Input records Block Start
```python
ABI_SYMBOLS = [
    "cn_last_error", "cn_version", "cn_device_count", "cn_env_config_default", "cn_env_create", "cn_env_destroy",
    "cn_env_obs_width", "cn_row_plan_words", "cn_env_set_pregen_budget", "cn_env_set_tail_deferral", "cn_env_launch_tail", "cn_policy_set_post_hh_hook", "cn_env_reset", "cn_env_step", "cn_env_join", "cn_env_get_state", "cn_env_get_human_actions", "cn_env_get_danger_min_dist", "cn_env_get_human_counts", "cn_env_set_case_counters", "cn_env_snapshot_bytes", "cn_env_save", "cn_env_load", "cn_orca_solve",
    "cn_policy_create", "cn_policy_create_sized", "cn_policy_destroy", "cn_policy_set_weights", "cn_policy_act", "cn_policy_get_value",
    "cn_policy_get_taps", "cn_policy_set_gemm_mode", "cn_policy_set_self_attention", "cn_obs_compact_visible", "cn_policy_set_taps", "cn_policy_set_profiling", "cn_policy_get_profile",
    "cn_policy_get_profile_samples", "cn_policy_reset_profile", "cn_prof_set_stamps", "cn_prof_next_step", "cn_hh_block_workspace_bytes", "cn_hh_block_fwd", "cn_rn_seq_workspace_floats", "cn_rn_seq_fwd_workspace_floats", "cn_rn_seq_fwd", "cn_rn_seq_bwd", "cn_rn_seq_workspace_floats_sized", "cn_rn_seq_fwd_workspace_floats_sized", "cn_rn_seq_fwd_sized", "cn_rn_seq_bwd_sized", "cn_gru_seq_fwd_sized", "cn_gru_seq_bwd_sized", "cn_hh_attention_workspace_ints", "cn_hh_attention_fwd", "cn_hh_attention_bwd", "cn_hr_attention_fwd", "cn_hr_attention_bwd", "cn_gru_seq_fwd", "cn_gru_seq_bwd", "cn_embed0_fwd", "cn_embed0_bwd",
    "cn_split_bf16", "cn_split_bf16_padded", "cn_linear_fwd", "cn_linear_fwd_act", "cn_linear_wgrad_splits", "cn_linear_wgrad", "cn_small_mm", "cn_gst_create", "cn_gst_create_horizon", "cn_gst_pred_steps", "cn_gst_destroy", "cn_gst_set_weights", "cn_gst_predict",
    "cn_gst_wrapper_reset", "cn_gst_wrapper_step", "cn_gst_wrapper_set_interval", "cn_gst_wrapper_history_len", "cn_gst_wrapper_save", "cn_gst_wrapper_load", "cn_gae", "cn_adv_stats", "cn_adv_normalize", "cn_episode_stats_update", "cn_eval_state_words", "cn_eval_accumulate",
    "cn_ppo_loss_workspace_doubles", "cn_ppo_loss_fwd", "cn_ppo_loss_bwd", "cn_adam_workspace_doubles", "cn_adam_clip_step",
    "cn_ppo_minibatch_max_rows", "cn_ppo_minibatch_workspace_bytes", "cn_ppo_row_totals", "cn_ppo_minibatch_step",
    "cn_gst_train_workspace_bytes", "cn_gst_train_step", "cn_gst_eval_workspace_bytes", "cn_gst_eval_step",
    "cn_gst_train_workspace_bytes_horizon", "cn_gst_train_step_horizon", "cn_gst_eval_workspace_bytes_horizon", "cn_gst_eval_step_horizon",
    "cn_gst_data_frames_horizon", "cn_gst_data_count_horizon", "cn_gst_data_fill_horizon", "cn_gst_gather_batch_horizon",
    "cn_env_get_visibility", "cn_render_scenes",
    "cn_env_trace_append", "cn_trace_metrics", "cn_render_trajectories",
    "cn_gst_data_frames", "cn_gst_data_count", "cn_gst_data_fill", "cn_gst_gather_batch",
    "cn_srnn_create", "cn_srnn_destroy", "cn_srnn_set_weights", "cn_srnn_act", "cn_srnn_get_value", "cn_srnn_get_taps", "cn_srnn_set_gemm_mode",
    "cn_srnn_seq_workspace_bytes", "cn_srnn_seq_fwd", "cn_srnn_seq_bwd",
# ... 20 lines not shown
                          % (LIB_PATH, L.cn_version(), ABI_VERSION))
        L.cn_env_config_default.argtypes = [C.POINTER(EnvConfig)]
        L.cn_env_config_default.restype = None
        L.cn_env_create.argtypes = [C.POINTER(EnvConfig), i32, i64, i64, C.POINTER(vp)]
        L.cn_env_destroy.argtypes = [vp]
        L.cn_env_obs_width.argtypes = [C.POINTER(EnvConfig)]
        L.cn_env_reset.argtypes = [vp, C.POINTER(Obs), vp]
        L.cn_env_step.argtypes = [vp, vp, C.POINTER(Obs), vp, vp, vp, vp, vp, vp, vp]
        L.cn_env_join.argtypes = [vp, vp]
        L.cn_env_set_pregen_budget.argtypes = [vp, C.c_int64]
        L.cn_env_set_tail_deferral.argtypes = [vp, i32]
        L.cn_env_launch_tail.argtypes = [vp, vp]
        L.cn_policy_set_post_hh_hook.argtypes = [vp, vp, vp]
        L.cn_row_plan_words.restype = C.c_int64
        L.cn_row_plan_words.argtypes = [C.c_int]
        L.cn_env_get_state.argtypes = [vp, vp, vp, vp]
        L.cn_env_get_danger_min_dist.argtypes = [vp, vp, vp]
        L.cn_env_set_case_counters.argtypes = [vp, vp, vp]
        L.cn_env_get_human_counts.argtypes = [vp, vp, vp]
        L.cn_env_get_human_actions.argtypes = [vp, vp, vp]
        L.cn_env_get_visibility.argtypes = [vp, vp, vp]
        L.cn_render_scenes.argtypes = [i32, i32, vp, vp, vp, vp, vp, vp, vp, i32, f32, f32, i32, f32, vp, vp]
        L.cn_env_trace_append.argtypes = [vp, vp, vp, i32, vp, vp, vp, vp, vp]
        L.cn_trace_metrics.argtypes = [i32, i32, i32, vp, vp, vp, f64, f64, vp, vp]
        L.cn_render_trajectories.argtypes = [i32, i32, i32, vp, vp, vp, vp, i32, i32, f32, vp, vp]
        L.cn_env_snapshot_bytes.argtypes = [vp]
        L.cn_env_snapshot_bytes.restype = i64
        L.cn_env_save.argtypes = [vp, vp, vp]
        L.cn_env_load.argtypes = [vp, vp, vp]
        L.cn_orca_solve.argtypes = [i32, i32, vp, vp, f32, i32, f32, f32, vp, vp]
# ... 174 lines not shown
```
Input records Block End
What is needed here is the full listing, restated word for word.

```python
ABI_SYMBOLS = [
    "cn_last_error", "cn_version", "cn_device_count", "cn_env_config_default", "cn_env_create", "cn_env_destroy",
    "cn_env_obs_width", "cn_row_plan_words", "cn_env_set_pregen_budget", "cn_env_set_tail_deferral", "cn_env_launch_tail", "cn_policy_set_post_hh_hook", "cn_env_reset", "cn_env_step", "cn_env_join", "cn_env_get_state", "cn_env_get_human_actions", "cn_env_get_danger_min_dist", "cn_env_get_human_counts", "cn_env_set_case_counters", "cn_env_snapshot_bytes", "cn_env_save", "cn_env_load", "cn_orca_solve",
    "cn_policy_create", "cn_policy_create_sized", "cn_policy_destroy", "cn_policy_set_weights", "cn_policy_act", "cn_policy_get_value",
    "cn_policy_get_taps", "cn_policy_set_gemm_mode", "cn_policy_set_self_attention", "cn_obs_compact_visible", "cn_policy_set_taps", "cn_policy_set_profiling", "cn_policy_get_profile",
    "cn_policy_get_profile_samples", "cn_policy_reset_profile", "cn_prof_set_stamps", "cn_prof_next_step", "cn_hh_block_workspace_bytes", "cn_hh_block_fwd", "cn_rn_seq_workspace_floats", "cn_rn_seq_fwd_workspace_floats", "cn_rn_seq_fwd", "cn_rn_seq_bwd", "cn_rn_seq_workspace_floats_sized", "cn_rn_seq_fwd_workspace_floats_sized", "cn_rn_seq_fwd_sized", "cn_rn_seq_bwd_sized", "cn_gru_seq_fwd_sized", "cn_gru_seq_bwd_sized", "cn_hh_attention_workspace_ints", "cn_hh_attention_fwd", "cn_hh_attention_bwd", "cn_hr_attention_fwd", "cn_hr_attention_bwd", "cn_gru_seq_fwd", "cn_gru_seq_bwd", "cn_embed0_fwd", "cn_embed0_bwd",
    "cn_split_bf16", "cn_split_bf16_padded", "cn_linear_fwd", "cn_linear_fwd_act", "cn_linear_wgrad_splits", "cn_linear_wgrad", "cn_small_mm", "cn_gst_create", "cn_gst_create_horizon", "cn_gst_pred_steps", "cn_gst_destroy", "cn_gst_set_weights", "cn_gst_predict",
    "cn_gst_wrapper_reset", "cn_gst_wrapper_step", "cn_gst_wrapper_set_interval", "cn_gst_wrapper_history_len", "cn_gst_wrapper_save", "cn_gst_wrapper_load", "cn_gae", "cn_adv_stats", "cn_adv_normalize", "cn_episode_stats_update", "cn_eval_state_words", "cn_eval_accumulate",
    "cn_ppo_loss_workspace_doubles", "cn_ppo_loss_fwd", "cn_ppo_loss_bwd", "cn_adam_workspace_doubles", "cn_adam_clip_step",
    "cn_ppo_minibatch_max_rows", "cn_ppo_minibatch_workspace_bytes", "cn_ppo_row_totals", "cn_ppo_minibatch_step",
    "cn_gst_train_workspace_bytes", "cn_gst_train_step", "cn_gst_eval_workspace_bytes", "cn_gst_eval_step",
    "cn_gst_train_workspace_bytes_horizon", "cn_gst_train_step_horizon", "cn_gst_eval_workspace_bytes_horizon", "cn_gst_eval_step_horizon",
    "cn_gst_data_frames_horizon", "cn_gst_data_count_horizon", "cn_gst_data_fill_horizon", "cn_gst_gather_batch_horizon",
    "cn_env_get_visibility", "cn_render_scenes",
    "cn_env_trace_append", "cn_trace_metrics", "cn_render_trajectories",
    "cn_gst_data_frames", "cn_gst_data_count", "cn_gst_data_fill", "cn_gst_gather_batch",
    "cn_srnn_create", "cn_srnn_destroy", "cn_srnn_set_weights", "cn_srnn_act", "cn_srnn_get_value", "cn_srnn_get_taps", "cn_srnn_set_gemm_mode",
    "cn_srnn_seq_workspace_bytes", "cn_srnn_seq_fwd", "cn_srnn_seq_bwd",
# ... 20 lines not shown
                          % (LIB_PATH, L.cn_version(), ABI_VERSION))
        L.cn_env_config_default.argtypes = [C.POINTER(EnvConfig)]
        L.cn_env_config_default.restype = None
        L.cn_env_create.argtypes = [C.POINTER(EnvConfig), i32, i64, i64, C.POINTER(vp)]
        L.cn_env_destroy.argtypes = [vp]
        L.cn_env_obs_width.argtypes = [C.POINTER(EnvConfig)]
        L.cn_env_reset.argtypes = [vp, C.POINTER(Obs), vp]
        L.cn_env_step.argtypes = [vp, vp, C.POINTER(Obs), vp, vp, vp, vp, vp, vp, vp]
        L.cn_env_join.argtypes = [vp, vp]
        L.cn_env_set_pregen_budget.argtypes = [vp, C.c_int64]
        L.cn_env_set_tail_deferral.argtypes = [vp, i32]
        L.cn_env_launch_tail.argtypes = [vp, vp]
        L.cn_policy_set_post_hh_hook.argtypes = [vp, vp, vp]
        L.cn_row_plan_words.restype = C.c_int64
        L.cn_row_plan_words.argtypes = [C.c_int]
        L.cn_env_get_state.argtypes = [vp, vp, vp, vp]
        L.cn_env_get_danger_min_dist.argtypes = [vp, vp, vp]
        L.cn_env_set_case_counters.argtypes = [vp, vp, vp]
        L.cn_env_get_human_counts.argtypes = [vp, vp, vp]
        L.cn_env_get_human_actions.argtypes = [vp, vp, vp]
        L.cn_env_get_visibility.argtypes = [vp, vp, vp]
        L.cn_render_scenes.argtypes = [i32, i32, vp, vp, vp, vp, vp, vp, vp, i32, f32, f32, i32, f32, vp, vp]
        L.cn_env_trace_append.argtypes = [vp, vp, vp, i32, vp, vp, vp, vp, vp]
        L.cn_trace_metrics.argtypes = [i32, i32, i32, vp, vp, vp, f64, f64, vp, vp]
        L.cn_render_trajectories.argtypes = [i32, i32, i32, vp, vp, vp, vp, i32, i32, f32, vp, vp]
        L.cn_env_snapshot_bytes.argtypes = [vp]
        L.cn_env_snapshot_bytes.restype = i64
        L.cn_env_save.argtypes = [vp, vp, vp]
        L.cn_env_load.argtypes = [vp, vp, vp]
        L.cn_orca_solve.argtypes = [i32, i32, vp, vp, f32, i32, f32, f32, vp, vp]
# ... 174 lines not shown
```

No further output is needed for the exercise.